**What the task requires**
Reproduce the following entries exactly, leaving nothing out.

>>>>>

template <class F>
static void choose_tile_split(const ConvOp &c, ConvPlan &p, int max_win, F lds_of) {
    double best = -1;
    const int pcap = 256;
    p.masked = false; p.TH = 0;
    if (c.H * c.W <= 64) {
        const int nw = std::min(pcap / (c.H * c.W), max_win);
        const size_t lds = lds_of((size_t)nw * c.H * c.W + 1);
        if (lds <= 79 * 1024) {
            p.masked = true; p.TH = c.H; p.TW = c.W; p.NWIN = nw; p.lds = lds;
            p.eff = (double)nw * c.H * c.W / pcap;
            return;
        }
    }
    for_each_tile(c.H, c.W, pcap, max_win, [&](int TH, int TW, int NWIN) {
        const size_t lds = lds_of((size_t)NWIN * (TH + c.kh - 1) * bx_row_pitch(TW, TW + c.kw - 1));
        if (lds > 79 * 1024) return;
        const double tiles = (double)((c.H + TH - 1) / TH) * ((c.W + TW - 1) / TW) / NWIN;
        const double eff = (double)c.H * c.W / (tiles * pcap);
        if (eff > best + 1e-9) { best = eff; p.TH = TH; p.TW = TW; p.NWIN = NWIN; p.lds = lds; p.eff = eff; }
    });
}
static void choose_tile16(ConvOp &c) {
    const int NT = c.bf16.cw / 32, ntaps = c.kh * c.kw;
    const int tps = (NT == 1 && ntaps % 2 == 0) ? 2 : 1;
    const size_t slab = (size_t)tps * 3 * NT * 64 * 16;
    choose_tile_split(c, c.bf16, 256, [&](size_t npos) { return npos * BX_PSTRIDE + 3 * slab + (size_t)256 * 8; });
}

static unsigned apply_plan(ConvParams &p, const ConvPlan &pl) {
    p.TH = pl.TH; p.TW = pl.TW; p.NWIN = pl.NWIN;
    p.tiles_h = (p.H + p.TH - 1) / p.TH; p.tiles_w = (p.W + p.TW - 1) / p.TW;
    const int groups = (p.B + p.NWIN - 1) / p.NWIN;
    return (unsigned)((size_t)groups * p.tiles_h * p.tiles_w);
}

template <int KH, int KW, int CIN, int COUT, bool MASKED>
static int launch_conv16_t(const ConvOp &c, ConvParams p, hipStream_t st) {
    auto kern = conv_bf16x6_kernel<KH, KW, CIN, COUT, MASKED>;
    static bool attr_set = false;
    if (!attr_set) {
        AMT_HIP_CHECK(hipFuncSetAttribute(reinterpret_cast<const void *>(kern),
                                          hipFuncAttributeMaxDynamicSharedMemorySize, (int)(80 * 1024)));
        attr_set = true;
    }
    const unsigned grid = apply_plan(p, c.bf16);
    kern<<<dim3(grid, c.bf16.nslice), 512, c.bf16.lds, st>>>(p, static_cast<const uint4 *>(c.bf16.w));
    AMT_LAUNCH_CHECK();
    return AMT_OK;
}
template <int KH, int KW>
static int launch_conv16_k(const ConvOp &c, const ConvParams &p, hipStream_t st) {
#define BX_CASE(CI, CO)                                                              \
    if (c.cin == CI && c.bf16.cw == CO)                                              \
        return c.bf16.masked ? launch_conv16_t<KH, KW, CI, CO, true>(c, p, st)          \
                          : launch_conv16_t<KH, KW, CI, CO, false>(c, p, st);
    BX_CASE(32, 32) BX_CASE(32, 64) BX_CASE(64, 64) BX_CASE(128, 64)
#undef BX_CASE
    return AMT_E_UNSUPPORTED;
}
static bool conv_channels_supported(int cin, int cout) {
    return (cin == 32 && cout == 32) || (cin == 32 && cout == 64) || (cin == 64 && cout == 64) ||
           (cin == 64 && cout == 128) || (cin == 128 && cout == 128);
}
static int launch_conv16(const ConvOp &c, const ConvParams &p, hipStream_t st) {
    if (c.kh == 4 && c.kw == 16) return launch_conv16_k<4, 16>(c, p, st);
    if (c.kh == 4 && c.kw == 2) return launch_conv16_k<4, 2>(c, p, st);
    if (c.kh == 2 && c.kw == 2) return launch_conv16_k<2, 2>(c, p, st);
    return AMT_E_UNSUPPORTED;
}


#define HX_SLAB_BYTES 4096
#define HX_XCHG_BYTES (8 * 32 * HX_TPITCH * 4)
static void choose_tile_h(ConvOp &c) {
    const int NTh = c.f16.cw / 32;
    const int nsteps = c.kh * c.kw / (NTh == 1 ? 2 : 1);
    const size_t wbytes = 2 * (size_t)std::min(4, nsteps) * HX_SLAB_BYTES;
    choose_tile_split(c, c.f16, HX_MAXWIN, [&](size_t npos) {
        return std::max(npos * HX_PSTRIDE, (size_t)HX_XCHG_BYTES) + wbytes + (size_t)256 * 12 + (size_t)HX_MAXWIN * 8 + 512;
    });
}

<<<<<

**Response area**
template <class F>
static void choose_tile_split(const ConvOp &c, ConvPlan &p, int max_win, F lds_of) {
    double best = -1;
    const int pcap = 256;
    p.masked = false; p.TH = 0;
    if (c.H * c.W <= 64) {
        const int nw = std::min(pcap / (c.H * c.W), max_win);
        const size_t lds = lds_of((size_t)nw * c.H * c.W + 1);
        if (lds <= 79 * 1024) {
            p.masked = true; p.TH = c.H; p.TW = c.W; p.NWIN = nw; p.lds = lds;
            p.eff = (double)nw * c.H * c.W / pcap;
            return;
        }
    }
    for_each_tile(c.H, c.W, pcap, max_win, [&](int TH, int TW, int NWIN) {
        const size_t lds = lds_of((size_t)NWIN * (TH + c.kh - 1) * bx_row_pitch(TW, TW + c.kw - 1));
        if (lds > 79 * 1024) return;
        const double tiles = (double)((c.H + TH - 1) / TH) * ((c.W + TW - 1) / TW) / NWIN;
        const double eff = (double)c.H * c.W / (tiles * pcap);
        if (eff > best + 1e-9) { best = eff; p.TH = TH; p.TW = TW; p.NWIN = NWIN; p.lds = lds; p.eff = eff; }
    });
}
static void choose_tile16(ConvOp &c) {
    const int NT = c.bf16.cw / 32, ntaps = c.kh * c.kw;
    const int tps = (NT == 1 && ntaps % 2 == 0) ? 2 : 1;
    const size_t slab = (size_t)tps * 3 * NT * 64 * 16;
    choose_tile_split(c, c.bf16, 256, [&](size_t npos) { return npos * BX_PSTRIDE + 3 * slab + (size_t)256 * 8; });
}

static unsigned apply_plan(ConvParams &p, const ConvPlan &pl) {
    p.TH = pl.TH; p.TW = pl.TW; p.NWIN = pl.NWIN;
    p.tiles_h = (p.H + p.TH - 1) / p.TH; p.tiles_w = (p.W + p.TW - 1) / p.TW;
    const int groups = (p.B + p.NWIN - 1) / p.NWIN;
    return (unsigned)((size_t)groups * p.tiles_h * p.tiles_w);
}

template <int KH, int KW, int CIN, int COUT, bool MASKED>
static int launch_conv16_t(const ConvOp &c, ConvParams p, hipStream_t st) {
    auto kern = conv_bf16x6_kernel<KH, KW, CIN, COUT, MASKED>;
    static bool attr_set = false;
    if (!attr_set) {
        AMT_HIP_CHECK(hipFuncSetAttribute(reinterpret_cast<const void *>(kern),
                                          hipFuncAttributeMaxDynamicSharedMemorySize, (int)(80 * 1024)));
        attr_set = true;
    }
    const unsigned grid = apply_plan(p, c.bf16);
    kern<<<dim3(grid, c.bf16.nslice), 512, c.bf16.lds, st>>>(p, static_cast<const uint4 *>(c.bf16.w));
    AMT_LAUNCH_CHECK();
    return AMT_OK;
}
template <int KH, int KW>
static int launch_conv16_k(const ConvOp &c, const ConvParams &p, hipStream_t st) {
#define BX_CASE(CI, CO)                                                              \
    if (c.cin == CI && c.bf16.cw == CO)                                              \
        return c.bf16.masked ? launch_conv16_t<KH, KW, CI, CO, true>(c, p, st)          \
                          : launch_conv16_t<KH, KW, CI, CO, false>(c, p, st);
    BX_CASE(32, 32) BX_CASE(32, 64) BX_CASE(64, 64) BX_CASE(128, 64)
#undef BX_CASE
    return AMT_E_UNSUPPORTED;
}
static bool conv_channels_supported(int cin, int cout) {
    return (cin == 32 && cout == 32) || (cin == 32 && cout == 64) || (cin == 64 && cout == 64) ||
           (cin == 64 && cout == 128) || (cin == 128 && cout == 128);
}
static int launch_conv16(const ConvOp &c, const ConvParams &p, hipStream_t st) {
    if (c.kh == 4 && c.kw == 16) return launch_conv16_k<4, 16>(c, p, st);
    if (c.kh == 4 && c.kw == 2) return launch_conv16_k<4, 2>(c, p, st);
    if (c.kh == 2 && c.kw == 2) return launch_conv16_k<2, 2>(c, p, st);
    return AMT_E_UNSUPPORTED;
}


#define HX_SLAB_BYTES 4096
#define HX_XCHG_BYTES (8 * 32 * HX_TPITCH * 4)
static void choose_tile_h(ConvOp &c) {
    const int NTh = c.f16.cw / 32;
    const int nsteps = c.kh * c.kw / (NTh == 1 ? 2 : 1);
    const size_t wbytes = 2 * (size_t)std::min(4, nsteps) * HX_SLAB_BYTES;
    choose_tile_split(c, c.f16, HX_MAXWIN, [&](size_t npos) {
        return std::max(npos * HX_PSTRIDE, (size_t)HX_XCHG_BYTES) + wbytes + (size_t)256 * 12 + (size_t)HX_MAXWIN * 8 + 512;
    });
}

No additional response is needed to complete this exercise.